Comprehensive genomic profiling identified alterations that may be associated with treatment resistance in a subtype of non-small cell lung cancer (NSCLC) in a Foundation Medicine study presented at the American Society of Clinical Oncology (ASCO) meeting, held virtually May 29-31.
Many different kinds of new treatments are now available for NSCLC, including immunotherapies and targeted drugs for molecular subtypes, such as MET inhibitors for the 3% of patients with skipping of exon 14 on the MET gene -- METex14-altered disease. The study presented at ASCO, however, uncovered co-occurring alterations that may render patients with METex14-altered NSCLC resistant to treatment with MET inhibitors. Results also suggest that the METex14-altered type can be further broken down into distinct subclasses, allowing for a more precise diagnosis and targeted treatment regimens.
The study was conducted by Foundation Medicine in partnership with the Dana-Farber Cancer Institute and involved the evaluation of more than 60,000 cases of advanced NSCLC, 1,387 (2.3%) of which had the METex14-altered subtype.

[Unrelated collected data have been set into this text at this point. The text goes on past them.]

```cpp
struct smg_engine {
    int device = 0, S = 0, max_streams = 0, max_pairs = 0, head_out = 1;
    Plane p_img, p_stem, p_blk[4];
    int OH = 1, OW = 1;
    const Layout* L = nullptr;

    float* img4 = nullptr; float* stem = nullptr; float* X[4] = {}; float* Bt = nullptr;
    std::vector<int64_t> bt_off[4];
    unsigned char* argmax = nullptr;
    float* F = nullptr; float* H1 = nullptr;
    float* G[4] = {}; float* GS[kRing] = {}; float* D2[kRing] = {}; float* part = nullptr; int64_t part_floats = 0;
    float* DY2 = nullptr; float* D2S[kRing] = {};
    hipStream_t side = nullptr; hipEvent_t ev_gs[kRing] = {}, ev_d2[kRing] = {}, ev_side[kRing] = {}, ev_misc = nullptr, ev_end = nullptr; float* DY0 = nullptr; float* DH1 = nullptr; float* DF = nullptr;
    double* fstat = nullptr; int64_t fstat_span = 0;
    double* bstat = nullptr; int64_t bstat_span = 0;
    float* dbscr = nullptr; int db_total = 0; int db_off[4][24] = {}; int db_toff[3] = {}; struct DbSeg* d_dbseg = nullptr; int n_dbseg = 0;
    StatArr st_stem, st_X[4], st_F, st_H1; std::vector<StatArr> st_Bt[4];
    u32x4* packed_u = nullptr; int64_t packed_units = 0;
    float* packed_f = nullptr; int64_t packed_floats = 0;
    PackDesc* d_pack = nullptr; std::vector<PackDesc> h_pack[3]; std::vector<PackDesc> h_pack_head[3];
    int pack_stride = 0, bnupd_stride = 0, n_bnupd = 0;
    int64_t pk_conv0 = 0, pk_conv0_1 = 0, pk_head0 = 0, pk_hd0 = 0, pk_head1 = 0;
    std::vector<int64_t> pk_c1[4], pk_d1[4], pk_g3f[4], pk_g3d[4], pk_hf[4], pk_hd[4]; int64_t pk_t[3] = {}, pk_td[3] = {};
    int max_pack = 0;
    float* asc = nullptr; ActScaleDesc* d_asc = nullptr; int n_asc = 0;
    unsigned* gamax = nullptr; int64_t gamax_words = 0;
    float* stab = nullptr; int64_t stab_floats = 0;
    int64_t sx_tab[4] = {}, sb_tab[4][24] = {}, sf_tab = 0;
    BnUpdDesc* d_bnupd = nullptr;
    bool have_fwd = false; int f_trunk = 0, f_head = 0, f_streams = 0, f_pairs = 0;
    bool bw_phase0_done = false;
    bool f_dense_dq = false;
    int head_bwd = 0;
    bool f_stem1 = false;
    int* d_stream_image = nullptr; int* d_stream_rot = nullptr; int* d_pair_a = nullptr; int* d_pair_b = nullptr;
    int* d_seq_t = nullptr; int* d_seq_h = nullptr; int* d_user_ptr = nullptr; int* d_user_pair = nullptr; int* d_user_slot = nullptr;
    float* d_affine = nullptr;
    float* scene_val = nullptr; int* scene_idx = nullptr; int scene_tiles = 0;
    double* scene_lpart = nullptr;
    double* scene_gpart = nullptr; int* scene_cnt = nullptr;
    int* d_stage = nullptr; int* h_stage[2] = {}; hipEvent_t ev_stage[2] = {}; int stage_ints = 0, stage_turn = 0;
    int so_image = 0, so_rot = 0, so_pa = 0, so_pb = 0, so_seq_t = 0, so_seq_h = 0, so_uptr = 0, so_upair = 0, so_uslot = 0, so_aff = 0, so_ma = 0, so_mb = 0, so_adam = 0;
    bool capturing = false; int* h_stage_g = nullptr; hipEvent_t ev_graph = nullptr, ev_gin = nullptr; hipStream_t gstream = nullptr; struct StepGraph* step_graph = nullptr;
    int64_t workspace_bytes = 0;
    int n_cu = 256;
    int prec = 0;
    bool serialize = false;
    bool deterministic = false;
    bool generic3x3 = false, generic_c1 = false, generic_w1 = false, stem_plane_tail = false;
    float* stemv = nullptr; float* mom_part = nullptr; double* mom = nullptr; int mom_groups = 0;
    int dbg_stop = -1;
    float* dbg_gsnap = nullptr; int64_t dbg_gsnap_floats = 0;
    bool prof = false; std::vector<ProfRec> recs; std::vector<hipEvent_t> ev_pool;
    double prof_ms[5][K_COUNT] = {}; int64_t prof_n[5][K_COUNT] = {}; double prof_flops[5][K_COUNT] = {}; double prof_bytes[5][K_COUNT] = {}; int prof_stage = -1;
    int launch_rc = 0;
};

constexpr int kMomTilesPerWg = 8;
static inline int stem_mom_tiles_x(const Plane& ps) { return (ps.W + kMomT - 1) / kMomT; }
static inline int stem_mom_tiles(const Plane& ps) { return stem_mom_tiles_x(ps) * ((ps.H + kMomT - 1) / kMomT); }
static inline int stem_mom_groups(const Plane& ps) { return (stem_mom_tiles(ps) + kMomTilesPerWg - 1) / kMomTilesPerWg; }

static Plane make_plane(int H, int W) {
    Plane p; p.H = H; p.W = W; p.HW = H * W;
    const int g = p.HW >= 8192 ? 128 : 64;
    p.HWp = (p.HW + g - 1) / g * g;
    return p;
}

template <class T>
static int dev_alloc(smg_engine* e, T** out, int64_t count) {
    void* p = nullptr;
    hipError_t err = hipMalloc(&p, (size_t)count * sizeof(T));
    if (err != hipSuccess) return fail(-12, std::string("hipMalloc ") + std::to_string(count * sizeof(T)) + " B: " + hipGetErrorString(err));
    e->workspace_bytes += count * (int64_t)sizeof(T);
    *out = (T*)p;
    return 0;
}
#define ALLOC(ptr, count) do { int _r = dev_alloc(e, &(ptr), (count)); if (_r) return _r; } while (0)

static hipEvent_t prof_event(smg_engine* e) {
    if (!e->ev_pool.empty()) { hipEvent_t ev = e->ev_pool.back(); e->ev_pool.pop_back(); return ev; }
    hipEvent_t ev; (void)hipEventCreate(&ev); return ev;
}
#define ESZ(e) ((e)->prec ? 2.0 : 4.0)
struct ProfScope {
    smg_engine* e; hipStream_t st; int kind; double flops, bytes; hipEvent_t a{}, b{};
    ProfScope(smg_engine* e_, hipStream_t s, int k, double f, double by) : e(e_), st(s), kind(k), flops(f), bytes(by) {
        if (e->prof) { a = prof_event(e); b = prof_event(e); (void)hipEventRecord(a, st); }
    }
    ~ProfScope() {
        if (e->prof) { (void)hipEventRecord(b, st); e->recs.push_back({a, b, kind, flops, e->prof_stage, bytes}); }
    }
};

#define PTAG std::integral_constant<int, PREC>{}
#define PREC_DISPATCH(e, CALL)                                            \
    switch ((e)->prec) {                                                  \
        case 1: { constexpr int PREC = 1; CALL; } break;                  \
        case 2: { constexpr int PREC = 2; CALL; } break;                  \
        default: { constexpr int PREC = 0; CALL; } break;                 \
    }
// ... 166 lines not shown
```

The researchers identified multiple co-occurring alterations that may cause resistance to MET and inhibitors of six different subclasses of METex14 skipping alterations, "illustrating the complexity of this cancer, which has a poor prognosis," Foundation Medicine said in a statement.
At the ASCO meeting, researchers cited the following as acquired potential resistance alterations:
- Recurrent secondary MET mutations
- MET amplification
- EGFR/ERBB2 activation
- KRAS amplification
- PI3K mutations
Comprehensive genomic profiling could be helpful for identifying responders to treatment with MET inhibitors, monitoring treatment response, and developing new treatments for those with mechanisms associated with treatment resistance, the company suggested. The study provides more evidence of the value of genomic testing of tissue and blood for monitoring resistance, Foundation Medicine Chief Medical Officer and study co-author Dr. Brian Alexander said.